Paleari tenta esconder que é investigado pela Polícia Federal em operação derivada da Lava Jato e tem pedido negado na justiça

Segundo a magistrada Mariana Rezende Ferreira Yoshida Juíza Eleitoral a reportagem não se trata de matéria falsa e sim verdadeira

14/11/2020 10h06
Por: Redação
Fonte: Folha da Cidade MS

Nesta sexta-feira (13) após nossa redação publicar uma matéria de interesse popular com o titulo "Bois de papel" Processo de investigação onde Paleari é acusado de emitir notas frias segue em andamento, o então candidato José Pulo Paleari um dos alvos da investigação da Lava Jato através de seus advogados, ajuizou uma ação em caráter liminar tentando retirar a matéria induzindo a justiça de que a mesma seria falsa “Fake News”.

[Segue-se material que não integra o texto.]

int fail(const char* fmt, ...) {
    char buf[512];
    va_list ap;
    va_start(ap, fmt);
    vsnprintf(buf, sizeof(buf), fmt, ap);
    va_end(ap);
    g_last_error = buf;
// ... 94 lines not shown
    int device = 0;
    GutConfig cfg{};
    gut::RenderConsts consts{};
    std::mutex mu;

    DevBuf tiles_count, tiles_offset, proj_pos, conic_opacity, extent, depth, feat, grad16, scan_temp;
    float* stat_accum = nullptr;
    int32_t* stat_denom = nullptr;
    GutRegularisation reg{};
    float* pose_out = nullptr;
    DevBuf pose_partials;
    DevBuf cam_pos;
    DevBuf wave_sums, block_prefix, scan_total;
    bool timing_main_stream = true, timing_side_stream = true;
    bool dbg_offset_valid = false;
    DevBuf sph_widened, sph_grad_wide;
    DevBuf packed12;
    bool packed_valid = false;
    bool packed_raw = false;
    DevBuf keys_unsorted, keys_sorted, ids_unsorted, ids_sorted, sort_temp;
    DevBuf ids_ordered, dbg_keys_sorted, dbg_ids_sorted;
    DevBuf tile_entries, tile_start, tile_cursor;
    uint32_t tile_entries_zeroed = 0;
    bool dbg_unsorted_valid = false;
    bool lazy_enabled = true;
    bool sorted_reference_bwd = true;
    bool lazy_order = false;
    bool dbg_sorted_valid = false;
    DevBuf ranges, trav_fwd, trav_bwd, tile_order;
    DevBuf counters;
    uint32_t* host_count = nullptr;
    uint32_t* host_count_dev = nullptr;
    hipEvent_t count_event = nullptr;
    hipStream_t side_stream = nullptr;
    hipEvent_t ev_projected = nullptr, ev_early_done = nullptr;
    struct EarlyArgs {
        gut::OptimiserState state;
        gut::AdamSettings adam;
        gut::SideStreamBlocks blocks;
        GutLazyMoments lazy;
        GutRegularisation reg;
    } early_args{};
    bool marks_valid = false;
    DevBuf wave_walked;
    int early_extra_percent = 100;
    bool stats_early = false;
// ... 204 lines not shown
    if (e == hipSuccess) e = h->counters.ensure(sizeof(gut::Counters));
    if (e != hipSuccess) {
        delete h;
        return fail("gut_create: allocation failed: %s", hipGetErrorString(e));
    }
    if (cfg->enable_kernel_timings)
        for (auto& set : h->ring)
            for (auto& ev : set.e)
                if (hipEventCreateWithFlags(&ev, kTimingEvent) != hipSuccess) ev = nullptr;
    *out = h;
    return 0;
}

void gut_destroy(gut_handle h) {
    if (!h) return;
    DeviceGuard dev_guard;
    (void)dev_guard.set(h->device);
    (void)hipDeviceSynchronize();
    DevBuf* bufs[] = {&h->tiles_count, &h->tiles_offset, &h->proj_pos, &h->conic_opacity, &h->extent, &h->depth, &h->feat,
                      &h->grad16, &h->scan_temp, &h->keys_unsorted, &h->keys_sorted, &h->ids_unsorted, &h->ids_sorted,
                      &h->sort_temp, &h->ranges, &h->trav_fwd, &h->trav_bwd, &h->tile_order, &h->counters, &h->ids_ordered,
                      &h->dbg_keys_sorted, &h->dbg_ids_sorted, &h->zero_word, &h->tile_ordered, &h->wave_walked, &h->packed12, &h->walk_sums,
                      &h->wave_sums, &h->block_prefix, &h->scan_total, &h->sph_widened, &h->sph_grad_wide, &h->cam_pos,
                      &h->tile_entries, &h->tile_start, &h->tile_cursor, &h->pose_partials};
    for (DevBuf* b : bufs) b->release();
    if (h->host_count) (void)hipHostFree(h->host_count);
    if (h->count_event) (void)hipEventDestroy(h->count_event);
    if (h->ev_projected) (void)hipEventDestroy(h->ev_projected);
    if (h->ev_early_done) (void)hipEventDestroy(h->ev_early_done);
    if (h->ev_bwd_start) (void)hipEventDestroy(h->ev_bwd_start);
    if (h->side_stream) (void)hipStreamDestroy(h->side_stream);
    (void)drain_timers(h->fwd_timers);
    (void)drain_timers(h->bwd_timers);
    for (auto& set : h->ring)
        for (auto& ev : set.e)
            if (ev) (void)hipEventDestroy(ev);
    delete h;
}

static int trace_fwd_impl(gut_handle h, void* stream_, uint32_t frame_number, int32_t num_active_features, uint32_t num_particles,
                          const float* d_particle_density, const float* d_particle_radiance, int32_t width, int32_t height,
                          const float* d_ray_origin, const float* d_ray_direction, const GutCamera* camera,
                          float* d_ray_radiance_density, float* d_ray_hit_distance, float* d_ray_hit_count,
                          float* d_particle_visibility, const float* d_features_albedo);

static void update_fwd_order(gut_handle h) {
    if (!h->walk_sums.p) return;
// ... 91 lines not shown
        if (timing && h->kev[i]) (void)hipEventRecord(h->kev[i], s);
    };

    gut::FrameClears clears;
    clears.ranges = h->ranges.as<uint2>();
    clears.trav_bwd = h->trav_bwd.as<uint32_t>();
    clears.tiles = (uint32_t)tiles;
    if (n) {
        HIP_TRY(h->wave_walked.ensure(((size_t)n + gut::kBlock - 1) / gut::kBlock * (gut::kBlock / 64) + 64));
        clears.wave_walked = h->wave_walked.as<uint8_t>();
        HIP_TRY(h->cam_pos.ensure(64));
        clears.cam_pos = h->cam_pos.as<float>();
        if (h->lazy_enabled && h->cfg.k_buffer_size == 0) {
            const void* before = h->tile_entries.p;
            HIP_TRY(h->tile_entries.ensure(sizeof(uint32_t) * (size_t)tiles));
            HIP_TRY(h->tile_start.ensure(sizeof(uint32_t) * ((size_t)tiles + 1)));
            HIP_TRY(h->tile_cursor.ensure(sizeof(uint32_t) * (size_t)tiles));
            if (h->tile_entries.p != before) h->tile_entries_zeroed = 0;
            if (h->tile_entries_zeroed < (uint32_t)tiles) {
                HIP_TRY(hipMemsetAsync(h->tile_entries.p, 0, h->tile_entries.cap, s));
                h->tile_entries_zeroed = (uint32_t)(h->tile_entries.cap / sizeof(uint32_t));
            }
            clears.tile_entries = h->tile_entries.as<uint32_t>();
        }
    } else {
        HIP_TRY(hipMemsetAsync(h->trav_bwd.p, 0, sizeof(uint32_t) * (size_t)tiles, s));
        HIP_TRY(hipMemsetAsync(h->ranges.p, 0, sizeof(uint32_t) * 2 * (size_t)tiles, s));
    }
    mark(0);
    if (h->cfg.particle_radiance_sph_degree != 3 && n) {
        const uint32_t w = 3u * (uint32_t)((h->cfg.particle_radiance_sph_degree + 1) * (h->cfg.particle_radiance_sph_degree + 1));
        HIP_TRY(h->sph_widened.ensure(sizeof(float) * 48 * (size_t)n));
        gut::launch_resize_sph_rows(s, n, w, 48u, d_particle_radiance, h->sph_widened.as<float>());
        d_particle_radiance = h->sph_widened.as<float>();
    }
    gut::launch_project(s, v, h->consts, n, num_active_features, d_particle_density, d_particle_radiance,
                        h->tiles_count.as<uint32_t>(), h->proj_pos.as<float>(), h->conic_opacity.as<float>(),
                        h->extent.as<float>(), h->depth.as<float>(), h->feat.as<float>(), d_particle_visibility,
                        h->wave_sums.as<uint32_t>(), d_features_albedo, clears);
    mark(1);
    static const bool early_after_project = getenv("GUT_EARLY_AFTER_PROJECT") != nullptr;
    if (early_after_project) {
        if (!h->ev_projected) HIP_TRY(hipEventCreateWithFlags(&h->ev_projected, kOrderingEvent));
        HIP_TRY(hipEventRecord(h->ev_projected, s));
    }
    const int end_bit = 32 + (int)bit_width_u32((uint32_t)tiles);
    h->dbg_sorted_valid = false;
    h->dbg_unsorted_valid = false;
    h->dbg_ordered_valid = false;
    const uint32_t* d_count = n ? h->scan_total.as<uint32_t>() : h->zero_word.as<uint32_t>();
    h->dbg_offset_valid = false;
    uint32_t m = 0;
    bool count_pending = false;
    if (n) {
        gut::launch_scan_wave_sums(s, n, h->wave_sums.as<uint32_t>(), h->block_prefix.as<uint32_t>(), h->scan_total.as<uint32_t>(),
                                   h->host_count_dev, h->walk_sums.as<uint32_t>(), clears.tile_entries, (uint32_t)tiles,
                                   h->tile_start.as<uint32_t>(), h->tile_cursor.as<uint32_t>());
        if (!h->count_event) HIP_TRY(hipEventCreateWithFlags(&h->count_event, kOrderingEvent));
        HIP_TRY(hipEventRecord(h->count_event, s));
        count_pending = true;
    }
    mark(2);
    auto bin_and_render = [&](uint32_t sort_n, bool lazy) -> int {
        h->lazy_order = lazy;
        if (sort_n && lazy) {
            HIP_TRY(h->keys_sorted.ensure(sizeof(uint64_t) * (size_t)sort_n));
            HIP_TRY(h->ids_ordered.ensure(sizeof(uint32_t) * (size_t)sort_n));
            gut::launch_expand_grouped(s, v, h->consts, n, h->proj_pos.as<float>(), h->conic_opacity.as<float>(), h->extent.as<float>(),
                                       h->depth.as<float>(), (uint32_t)tiles, h->tile_start.as<uint32_t>(), h->tile_cursor.as<uint32_t>(),
                                       h->ranges.as<uint32_t>(), h->keys_sorted.as<uint64_t>(), sort_n);
            mark(3);
            mark(4);
        } else if (sort_n) {
            HIP_TRY(h->keys_unsorted.ensure(sizeof(uint64_t) * (size_t)sort_n));
            HIP_TRY(h->keys_sorted.ensure(sizeof(uint64_t) * (size_t)sort_n));
            HIP_TRY(h->ids_unsorted.ensure(sizeof(uint32_t) * (size_t)sort_n));
            HIP_TRY(h->ids_sorted.ensure(sizeof(uint32_t) * (size_t)sort_n));
            gut::launch_expand(s, v, h->consts, n, h->tiles_count.as<uint32_t>(), h->wave_sums.as<uint32_t>(),
                               h->block_prefix.as<uint32_t>(), d_count, h->proj_pos.as<float>(),
                               h->conic_opacity.as<float>(), h->extent.as<float>(), h->depth.as<float>(),
                               h->keys_unsorted.as<uint64_t>(), h->ids_unsorted.as<uint32_t>(), sort_n);
            mark(3);
            HIP_TRY(h->sort_temp.ensure(gut::sort_temp_bytes(sort_n, end_bit)));
            HIP_TRY(gut::run_sort(s, h->sort_temp.p, h->sort_temp.cap, h->keys_unsorted.as<uint64_t>(), h->keys_sorted.as<uint64_t>(),
                                  h->ids_unsorted.as<uint32_t>(), h->ids_sorted.as<uint32_t>(), sort_n, end_bit));
            mark(4);
            gut::launch_tile_ranges(s, sort_n, h->keys_sorted.as<uint64_t>(), h->ranges.as<uint32_t>());
        } else {
            mark(3);
            mark(4);
        }
        mark(5);
        if (!early_after_project) {
// ... 598 lines not shown
        h->marks_valid = true;
    }
    HIP_TRY(hipEventRecord(h->ev_bwd_start, s));
    HIP_TRY(hipStreamWaitEvent(h->side_stream, h->ev_bwd_start, 0));
    if (h->cfg.enable_kernel_timings != 0 && h->timing_side_stream && h->kev[7]) (void)hipEventRecord(h->kev[7], h->side_stream);
    gut::launch_adam_rows_without_gradient(h->side_stream, h->n, h->tiles_count.as<uint32_t>(), ea.state, ea.adam, ea.blocks,
                                           gut_make_lazy(&ea.lazy, ea.adam.step), gut_make_reg(&ea.reg));
    HIP_TRY(hipGetLastError());
    const bool timing = h->cfg.enable_kernel_timings != 0 && h->timing_side_stream && h->kev[14] && h->kev[15];
    if (timing) {
        (void)hipEventRecord(h->kev[15], h->side_stream);
        h->ring[h->ring_cur].early2 = h->kev[7] != nullptr;
    }
    HIP_TRY(hipEventRecord(h->ev_early_done, h->side_stream));
    return 0;
}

No despacho da Juíza Eleitoral da 011ª Zona Eleitoral de Rio Brilhante Dra. Mariana Rezende Ferreira Yoshida, a mesma negou o provimento ao autor, em seu despacho a mesma justificou que a operação Vostok derivada da Lava Jato, onde o candidato é investigado pela Policia Federal por emissão de notas fiscais frias é verdadeira e portanto não se tratava de noticia falsa “Fake News”. Outrora a excelentíssima juíza destacou ainda que em rápida busca na internet é possível verificar que outros veículos de comunicação já divulgaram em épocas anteriores notícia idêntica à que agora a parte representante almeja excluir da rede social por se tratar de período eleitoral.

O caso

Uma delação premiada realizada pelo empresário Wesley Batista um dos donos da maior empresa do Brasil, coloca o empresário e candidato a prefeito de Nova Alvorada do Sul José Paleari como investigado por emitir notas frias de compra e venda de gado para a JBS.

 Nossa reportagem apurou que o processo se encontra em andamento, onde os suspeitos já foram ouvidos pela Polícia Federal.

 O processo de investigação repercutiu nacionalmente sendo inclusive matéria principal na revista eletrônica semanal Fantástico da Rede Globo de televisão.

Segundo Operação Vostok, deflagrada m pela Polícia Federal, frigoríficos pagavam a pecuaristas por animais que não eram entregues e nem abatidos, um estratagema para notas fiscais ‘frias’ darem cobertura a dinheiro vivo destinado ao núcleo político supostamente integrado pelo governador de Mato Grosso do Sul.

 

O valor apurado em desvio e pagamento de propina está perto dos R$ 70 Milhões de Reais.